Problem details
Among the records that follow, how many lines include the string "cull"? Only the number is wanted.

(Stored items)
● ● ● ● ● ● ●
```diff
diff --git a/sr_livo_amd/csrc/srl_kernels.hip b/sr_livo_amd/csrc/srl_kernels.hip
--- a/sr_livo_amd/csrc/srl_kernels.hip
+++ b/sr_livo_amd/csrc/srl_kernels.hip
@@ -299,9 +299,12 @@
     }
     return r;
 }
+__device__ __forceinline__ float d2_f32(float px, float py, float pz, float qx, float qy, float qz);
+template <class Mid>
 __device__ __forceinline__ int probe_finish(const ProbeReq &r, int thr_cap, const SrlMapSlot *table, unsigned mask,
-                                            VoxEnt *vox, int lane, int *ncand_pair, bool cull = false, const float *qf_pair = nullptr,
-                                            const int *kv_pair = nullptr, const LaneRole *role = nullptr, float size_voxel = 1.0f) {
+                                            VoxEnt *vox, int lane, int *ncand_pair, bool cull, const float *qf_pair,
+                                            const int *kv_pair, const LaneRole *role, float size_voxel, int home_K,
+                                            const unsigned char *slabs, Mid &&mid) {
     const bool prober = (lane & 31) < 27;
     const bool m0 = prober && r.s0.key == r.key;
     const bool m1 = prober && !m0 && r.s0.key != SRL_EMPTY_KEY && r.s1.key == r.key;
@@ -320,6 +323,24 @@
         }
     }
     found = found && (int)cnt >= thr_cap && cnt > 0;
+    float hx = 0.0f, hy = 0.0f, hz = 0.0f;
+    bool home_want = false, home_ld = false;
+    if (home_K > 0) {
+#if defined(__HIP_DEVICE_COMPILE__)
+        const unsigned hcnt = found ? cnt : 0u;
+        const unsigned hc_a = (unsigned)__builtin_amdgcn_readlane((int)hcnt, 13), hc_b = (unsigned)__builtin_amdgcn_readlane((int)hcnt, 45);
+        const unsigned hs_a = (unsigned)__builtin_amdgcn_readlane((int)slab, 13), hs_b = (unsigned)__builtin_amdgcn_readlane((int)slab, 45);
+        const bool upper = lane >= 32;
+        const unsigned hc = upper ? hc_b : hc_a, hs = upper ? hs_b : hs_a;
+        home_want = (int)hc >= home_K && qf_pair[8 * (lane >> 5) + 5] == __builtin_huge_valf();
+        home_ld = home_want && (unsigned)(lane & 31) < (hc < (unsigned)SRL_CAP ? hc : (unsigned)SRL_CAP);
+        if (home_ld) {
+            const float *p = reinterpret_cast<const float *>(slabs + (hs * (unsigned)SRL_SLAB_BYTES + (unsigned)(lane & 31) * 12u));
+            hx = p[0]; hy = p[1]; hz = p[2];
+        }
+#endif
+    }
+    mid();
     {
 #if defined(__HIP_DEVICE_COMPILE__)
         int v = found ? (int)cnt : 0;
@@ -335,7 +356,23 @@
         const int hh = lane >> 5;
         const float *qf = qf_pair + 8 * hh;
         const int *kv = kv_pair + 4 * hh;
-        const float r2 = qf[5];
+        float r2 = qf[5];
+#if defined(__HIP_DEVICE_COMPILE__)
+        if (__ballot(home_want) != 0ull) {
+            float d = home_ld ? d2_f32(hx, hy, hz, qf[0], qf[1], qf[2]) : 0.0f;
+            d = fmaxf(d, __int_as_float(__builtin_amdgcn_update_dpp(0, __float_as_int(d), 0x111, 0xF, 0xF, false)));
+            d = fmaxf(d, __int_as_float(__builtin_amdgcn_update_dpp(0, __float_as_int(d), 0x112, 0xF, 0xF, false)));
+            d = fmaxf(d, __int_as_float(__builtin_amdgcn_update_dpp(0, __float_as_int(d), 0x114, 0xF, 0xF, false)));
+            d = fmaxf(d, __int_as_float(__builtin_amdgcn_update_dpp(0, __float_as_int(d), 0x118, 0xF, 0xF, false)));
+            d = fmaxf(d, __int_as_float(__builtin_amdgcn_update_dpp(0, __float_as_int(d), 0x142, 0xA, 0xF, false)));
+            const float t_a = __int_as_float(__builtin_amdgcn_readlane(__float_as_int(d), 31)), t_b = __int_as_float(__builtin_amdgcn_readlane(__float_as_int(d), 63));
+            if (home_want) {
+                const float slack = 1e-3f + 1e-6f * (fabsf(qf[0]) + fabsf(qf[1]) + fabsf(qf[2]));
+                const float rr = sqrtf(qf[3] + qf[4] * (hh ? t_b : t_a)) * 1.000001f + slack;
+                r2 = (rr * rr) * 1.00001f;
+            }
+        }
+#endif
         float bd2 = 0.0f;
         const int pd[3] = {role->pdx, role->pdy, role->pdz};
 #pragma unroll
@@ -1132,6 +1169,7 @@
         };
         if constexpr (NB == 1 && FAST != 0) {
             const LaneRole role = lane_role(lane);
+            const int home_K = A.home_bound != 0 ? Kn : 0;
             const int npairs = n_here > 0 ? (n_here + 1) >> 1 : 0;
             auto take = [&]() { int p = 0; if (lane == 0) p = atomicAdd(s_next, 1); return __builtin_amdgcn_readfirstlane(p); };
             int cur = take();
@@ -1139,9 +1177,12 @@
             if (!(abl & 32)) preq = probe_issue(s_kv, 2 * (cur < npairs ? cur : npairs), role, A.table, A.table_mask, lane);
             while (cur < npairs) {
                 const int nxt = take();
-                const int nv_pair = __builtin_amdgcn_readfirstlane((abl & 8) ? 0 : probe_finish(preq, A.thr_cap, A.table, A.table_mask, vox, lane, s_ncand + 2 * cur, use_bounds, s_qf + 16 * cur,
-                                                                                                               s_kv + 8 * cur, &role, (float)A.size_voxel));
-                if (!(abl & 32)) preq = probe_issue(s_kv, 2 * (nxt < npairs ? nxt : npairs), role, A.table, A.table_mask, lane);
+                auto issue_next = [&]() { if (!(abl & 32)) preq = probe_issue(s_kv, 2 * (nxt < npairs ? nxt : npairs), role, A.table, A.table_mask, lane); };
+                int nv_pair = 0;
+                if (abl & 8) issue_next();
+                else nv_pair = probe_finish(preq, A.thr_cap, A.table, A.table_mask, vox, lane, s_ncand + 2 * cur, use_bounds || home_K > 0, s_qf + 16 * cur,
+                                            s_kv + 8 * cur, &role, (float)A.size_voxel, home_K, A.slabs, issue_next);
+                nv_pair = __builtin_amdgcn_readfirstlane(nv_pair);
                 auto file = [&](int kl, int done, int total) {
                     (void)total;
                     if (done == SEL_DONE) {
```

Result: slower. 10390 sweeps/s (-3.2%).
● ● ● ● ● ● ●
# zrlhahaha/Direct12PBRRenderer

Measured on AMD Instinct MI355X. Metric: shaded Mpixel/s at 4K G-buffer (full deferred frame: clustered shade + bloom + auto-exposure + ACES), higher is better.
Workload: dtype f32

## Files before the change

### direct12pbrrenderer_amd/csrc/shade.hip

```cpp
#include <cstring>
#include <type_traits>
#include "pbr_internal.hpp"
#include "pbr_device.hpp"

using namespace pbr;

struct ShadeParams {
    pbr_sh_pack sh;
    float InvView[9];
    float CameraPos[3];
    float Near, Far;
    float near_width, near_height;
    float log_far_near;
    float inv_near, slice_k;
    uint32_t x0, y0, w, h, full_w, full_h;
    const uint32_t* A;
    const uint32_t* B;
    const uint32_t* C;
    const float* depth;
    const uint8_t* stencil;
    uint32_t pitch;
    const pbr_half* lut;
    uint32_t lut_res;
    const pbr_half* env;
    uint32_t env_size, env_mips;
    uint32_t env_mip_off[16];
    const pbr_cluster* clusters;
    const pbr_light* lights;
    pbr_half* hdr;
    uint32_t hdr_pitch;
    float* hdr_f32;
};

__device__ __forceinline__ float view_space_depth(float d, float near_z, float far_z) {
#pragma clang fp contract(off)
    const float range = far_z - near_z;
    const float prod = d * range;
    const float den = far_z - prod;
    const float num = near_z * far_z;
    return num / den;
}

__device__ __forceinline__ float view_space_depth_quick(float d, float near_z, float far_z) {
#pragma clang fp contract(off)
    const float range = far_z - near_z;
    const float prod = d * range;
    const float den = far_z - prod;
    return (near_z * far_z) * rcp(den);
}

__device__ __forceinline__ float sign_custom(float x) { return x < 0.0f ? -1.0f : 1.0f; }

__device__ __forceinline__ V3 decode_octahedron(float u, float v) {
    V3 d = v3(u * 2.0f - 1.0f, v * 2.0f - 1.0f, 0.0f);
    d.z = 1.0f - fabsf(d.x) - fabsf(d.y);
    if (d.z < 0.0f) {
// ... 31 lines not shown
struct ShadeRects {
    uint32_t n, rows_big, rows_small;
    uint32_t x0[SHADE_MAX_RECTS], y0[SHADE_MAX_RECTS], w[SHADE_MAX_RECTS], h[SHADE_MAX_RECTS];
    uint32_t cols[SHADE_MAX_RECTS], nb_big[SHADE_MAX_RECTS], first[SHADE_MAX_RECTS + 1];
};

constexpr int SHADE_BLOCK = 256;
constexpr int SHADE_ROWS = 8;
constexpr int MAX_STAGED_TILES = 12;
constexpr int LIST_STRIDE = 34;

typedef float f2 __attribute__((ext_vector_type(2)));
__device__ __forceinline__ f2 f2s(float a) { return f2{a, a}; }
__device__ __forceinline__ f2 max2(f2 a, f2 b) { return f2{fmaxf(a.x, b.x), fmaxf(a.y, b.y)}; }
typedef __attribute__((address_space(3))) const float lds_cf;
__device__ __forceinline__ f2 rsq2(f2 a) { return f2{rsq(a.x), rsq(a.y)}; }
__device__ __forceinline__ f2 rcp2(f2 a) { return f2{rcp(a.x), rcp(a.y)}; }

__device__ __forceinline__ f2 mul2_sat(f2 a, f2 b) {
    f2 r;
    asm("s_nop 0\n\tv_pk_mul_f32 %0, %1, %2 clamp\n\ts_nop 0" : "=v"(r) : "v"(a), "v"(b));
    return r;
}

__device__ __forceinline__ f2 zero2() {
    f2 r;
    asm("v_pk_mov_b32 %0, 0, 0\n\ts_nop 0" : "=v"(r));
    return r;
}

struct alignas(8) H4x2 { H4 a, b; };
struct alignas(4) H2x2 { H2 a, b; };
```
● ● ● ● ● ● ●
Reply to the task
2